Started out in the 70's as a paper hanger and I will be hanging some fairly heavy prepasted paper backed vinyl and wanted to know if there is anything new as far as technique with paste.
Haven't hung paper in about 20 years but this is what I used to do. 
1 - Did the dunk in water and book the sheet but was a little messy. Although I found it to be the quickest method
2 - Thinned out clay - roll it on and book sheet. Some papers dried up too quickly.
3 - Thin mixture of cellulose - roll it on and book sheet. Seemed to work for most prepasted papers so that is what I did mostly.

Anything new as far as type of paste being used?

Russ


----------



## BrushJockey (Mar 15, 2009)

I always work off a table and roll on- even water. No dunking for me.
Clears are the way to go- there are different weights but I almost never use clay anymore.
Book sheet. Read instructions..


----------



## russbars (Jan 23, 2012)

I did also use a thinned out mixture of premixed clear but was a little more work wiping down.

Another question. In order to protect the ceiling I used this white paper type easy release masking tape. Can't find it anymore. Any suggestions for keeping glue off the ceiling. Sometimes you just can't get all the glue off the ceiling.

Russ


----------



## BrushJockey (Mar 15, 2009)

Orange core 3m blue and 3" paper


----------



## daArch (Mar 15, 2008)

I always (now) test the paste on the paper. (I got burned adding too much add'l paste four years ago)

My "activator" of choice is 880 (Roman Ultra Clear Pro-880) with water to suit paper.

Why 880 ?

Because it has the longest open time of all pastes. Paste today, hang on Friday (stored in a plastic bag). Literally, you can paste (machine or hand) a whole room, bag it, and still have it not freeze up the next day. (We tease one hanger about pasting liner on Monday and hanging on Wed. I was there when we did it - it was 880 and cellulose mix)

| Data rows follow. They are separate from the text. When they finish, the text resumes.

# kdavila/lecturemath

Measured on AMD Instinct MI355X. Metric: frames/sec end-to-end binarize+CC+group @1080p, higher is better.
Workload: dtype u8

## Files before the change

lecturemath_amd/csrc/lm_group.hip:

```cpp
#include "lm_stream.h"

#include <sched.h>

#include <algorithm>
#include <atomic>
#include <chrono>
#include <thread>
#include <unordered_map>
#include <vector>

#define LM_SJ_TILE 256

__global__ void __launch_bounds__(256) lm_k_selfjoin(const unsigned long long* __restrict__ box, int n, int* __restrict__ n_pairs,
                                                     int2* __restrict__ pairs, int cap_pairs)
{
    __shared__ unsigned long long s_box[LM_SJ_TILE];
    __shared__ int s_base;
    unsigned mine = 0, off = 0;
    for (int pass = 0; pass < 2; pass++) {
        for (int rt = blockIdx.y * LM_SJ_TILE; rt < n; rt += gridDim.y * LM_SJ_TILE) {
            const int tile = (n - rt < LM_SJ_TILE) ? n - rt : LM_SJ_TILE;
            __syncthreads();
            if ((int)threadIdx.x < tile) s_box[threadIdx.x] = box[rt + threadIdx.x];
            __syncthreads();
// ... 116 lines not shown
{
    const int X0 = it.x0 + un.tx * LM_GT, Y0 = it.y0 + un.ty * LM_GT;
    const int wx0 = r.min_x >> 5, nw = (r.max_x >> 5) - wx0 + 1;
    const int ya = r.min_y > Y0 ? r.min_y : Y0, yb = r.max_y < Y0 + LM_GT - 1 ? r.max_y : Y0 + LM_GT - 1;
    const int ja = (X0 >> 5) > wx0 ? (X0 >> 5) - wx0 : 0;
    const int jb = ((X0 + LM_GT - 1) >> 5) - wx0 < nw - 1 ? ((X0 + LM_GT - 1) >> 5) - wx0 : nw - 1;
    const int tw = jb - ja + 1, total = (tw > 0 && yb >= ya) ? tw * (yb - ya + 1) : 0;
    bool hit = false;
    for (int idx = threadIdx.x; idx < total && !hit; idx += blockDim.x) {
        const int rr = idx / tw, j = ja + (idx - rr * tw);
        unsigned wbits = crop[r.crop_off + (unsigned long long)((ya + rr - r.min_y) * nw + j)];
        const int xw = (wx0 + j) * 32;
        if (xw < X0) wbits &= (X0 - xw >= 32) ? 0u : (0xffffffffu << (X0 - xw));
        if (xw + 31 >= X0 + LM_GT) wbits &= (xw >= X0 + LM_GT) ? 0u : (0xffffffffu >> (xw + 32 - (X0 + LM_GT)));
        hit = wbits != 0u;
    }
    if (hit) *s_hit = 1;
}

LM_DEV void lm_gimg_single_write(const LmGimgItem& it, const LmGimgUnit& un, const LmCcRec& r, const uint32_t* __restrict__ crop, uint32_t* __restrict__ bits)
{
    const int X0 = it.x0 + un.tx * LM_GT, Y0 = it.y0 + un.ty * LM_GT;
    const int wx0 = r.min_x >> 5, nw = (r.max_x >> 5) - wx0 + 1;
    const int tw = (it.w - un.tx * LM_GT < LM_GT) ? it.w - un.tx * LM_GT : LM_GT;
    const int th = (it.h - un.ty * LM_GT < LM_GT) ? it.h - un.ty * LM_GT : LM_GT;
    const int bw = (it.w + 31) >> 5;
    for (int t = threadIdx.x; t < 2 * LM_GT; t += blockDim.x) {
        const int yy = t >> 1, k = t & 1, y = Y0 + yy;
        if (yy >= th || un.tx * 2 + k >= bw || y < r.min_y || y > r.max_y) continue;
        const int xa = X0 + 32 * k;
        const int c0 = (xa >> 5) - wx0, sh = xa & 31;
        const uint32_t* row = crop + r.crop_off + (unsigned long long)(y - r.min_y) * nw;
        const unsigned lo = (c0 >= 0 && c0 < nw) ? row[c0] : 0u;
        const unsigned hi = (sh && c0 + 1 >= 0 && c0 + 1 < nw) ? row[c0 + 1] : 0u;
        unsigned w = sh ? ((lo >> sh) | (hi << (32 - sh))) : lo;
        const int valid = tw - 32 * k;
        if (valid < 32) w &= valid <= 0 ? 0u : ((1u << valid) - 1u);
        if (w) bits[it.bits_off + (long long)(un.ty * LM_GT + yy) * bw + un.tx * 2 + k] = w;
    }
}
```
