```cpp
extern "C" int mmrec_cos_scale_fwd_f32(const float* E, const float* Ego, float* Out, float* w,
                                       float* acc, int32_t n_rows, int32_t d, mmrec_stream_t stream) {
    if (d != MMREC_EMB_DIM) return MMREC_ERR_UNSUPPORTED;
    if (n_rows < 0 || (n_rows > 0 && (!E || !Ego || !Out || !w))) return MMREC_ERR_BAD_ARG;
    if (n_rows == 0) return 0;
    hipLaunchKernelGGL(cos_scale_fwd_kernel, dim3((n_rows + 15) / 16), dim3(256), 0,
                       mmrec_stream(stream), E, Ego, Out, w, acc, n_rows);
    MMREC_RETURN_LAUNCH_STATUS();
}

extern "C" int mmrec_cos_scale_bwd_f32(const float* dOut, const float* E, const float* Ego,
                                       const float* w, float* dE, float* dEgo_accum, int32_t n_rows,
                                       int32_t d, mmrec_stream_t stream) {
    if (d != MMREC_EMB_DIM) return MMREC_ERR_UNSUPPORTED;
    if (n_rows < 0 || (n_rows > 0 && (!dOut || !E || !Ego || !w || !dE || !dEgo_accum)))
        return MMREC_ERR_BAD_ARG;
    if (n_rows == 0) return 0;
    hipLaunchKernelGGL(cos_scale_bwd_kernel, dim3((n_rows + 15) / 16), dim3(256), 0,
                       mmrec_stream(stream), dOut, E, Ego, w, dE, dEgo_accum, n_rows);
    MMREC_RETURN_LAUNCH_STATUS();
}
```

mmrec_amd/hip_ops.py:

```python
from __future__ import annotations

import ctypes
import math

import numpy as np
import torch

from . import _lib

EMB_DIM = 64
LINEAR_F16X3_DEFAULT = True
LINEAR_F16X3 = LINEAR_F16X3_DEFAULT
SLICE_WIDTHS = (8, 16, 32)
SPMM_CHUNK = 512
LONG_ROW_DEFAULT = None


def default_long_row_threshold(n_cols):
    import os
    forced = os.environ.get("MMREC_LONG_ROW_THRESHOLD")
    if forced:
        return int(forced)
    return 16 if n_cols <= (1 << 18) else 32


ROW_SCHEDULE_MIN_COLS = 1 << 18
SPMM_KEY_DEG_MAX = 128


def spmm_key_deg_max():
    import os
    forced = os.environ.get("MMREC_SPMM_KEY_DEG_MAX")
    return int(forced) if forced else SPMM_KEY_DEG_MAX


TOPK_MAX = 128
BPR_LOGSIG, BPR_GAMMA = 0, 1

DETERMINISTIC_DEFAULT = False
DETERMINISTIC = DETERMINISTIC_DEFAULT
_TORCH_DET_BY_US = False


def set_deterministic(flag=True):
    global DETERMINISTIC, _TORCH_DET_BY_US
    DETERMINISTIC = bool(flag)
    if DETERMINISTIC and not torch.are_deterministic_algorithms_enabled():
        torch.use_deterministic_algorithms(True, warn_only=True)
        _TORCH_DET_BY_US = True
    elif not DETERMINISTIC and _TORCH_DET_BY_US:
        torch.use_deterministic_algorithms(False)
        _TORCH_DET_BY_US = False


def scatter_add_rows(ids, rows, out):
    lib = _lib.load()
    _chk(ids, torch.int64, "ids", 1)
    rows, out = _chk(rows.contiguous(), torch.float32, "rows", 2), _chk(out, torch.float32, "out", 2)
    order = torch.sort(ids, stable=True)[1]
    _lib.check(lib.mmrec_scatter_add_rows_sorted_f32(_p(order), _p(ids), _p(rows), ids.numel(), rows.shape[1], _p(out),
                                                     _stream()), "scatter_add_rows_sorted")
    return out


def _p(t):
    return None if t is None else ctypes.c_void_p(t.data_ptr())


def _stream():
    return ctypes.c_void_p(torch.cuda.current_stream().cuda_stream)


def _chk(t, dtype, name, dim=None):
    if not isinstance(t, torch.Tensor) or not t.is_cuda:
        raise _lib.MMRecHipError("%s must be a device tensor (the hot path has no CPU fallback)" % name)
    if t.dtype != dtype:
        raise _lib.MMRecHipError("%s must be %s, got %s" % (name, dtype, t.dtype))
    if not t.is_contiguous():
        raise _lib.MMRecHipError("%s must be contiguous" % name)
    if dim is not None and t.dim() != dim:
        raise _lib.MMRecHipError("%s must be %d-d" % (name, dim))
    return t
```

I do NOT use 880 on some porous papers because of it's tendancu to blush, but with PBV it will be fine.


----------



## daArch (Mar 15, 2008)

russbars said:


> I did also use a thinned out mixture of premixed clear but was a little more work wiping down.
> 
> Another question. In order to protect the ceiling I used this white paper type easy release masking tape. Can't find it anymore. Any suggestions for keeping glue off the ceiling. Sometimes you just can't get all the glue off the ceiling.
> 
> Russ


Russ,

I am now using yellow "Crime Scene" tape. About 3 miles of it for $5.00 (exageration). I paste and then put the vinyl tape on the top edge and book so the tape is overlapped the bottom book. HD and Blowes carries it (OK OK it's "caution" tape - some lady hanger had a conniption when I called it Crime Scene tape on the NGPP Face Page)

NOW, you also can BUY the safe release white tape from Richards Distributing. It's their LO1 
http://www.richdistinc.com/?q=node/9

Sold by the 48" LOG that they will cut to order. FANTASTIC tape to protect even silks

give them your business, they are good people.


----------



## BrushJockey (Mar 15, 2009)

Im sorry, but that is friggin brilliant! But dont you want it on the top edge?

I think i might have some of that - nothing says touch me like bright yellow Wet paint tape!


----------



## daArch (Mar 15, 2008)

BrushJockey said:


> Im sorry, but that is friggin brilliant! But dont you want it on the top edge?
> 
> I think i might have some of that - nothing says touch me like bright yellow Wet paint tape!


didn't I say the TOP edge ?

I know it's getting late

BTW, not my trick. and now I can't remember who demoed it. It was back in March at what we call March Madness in Springfield MA.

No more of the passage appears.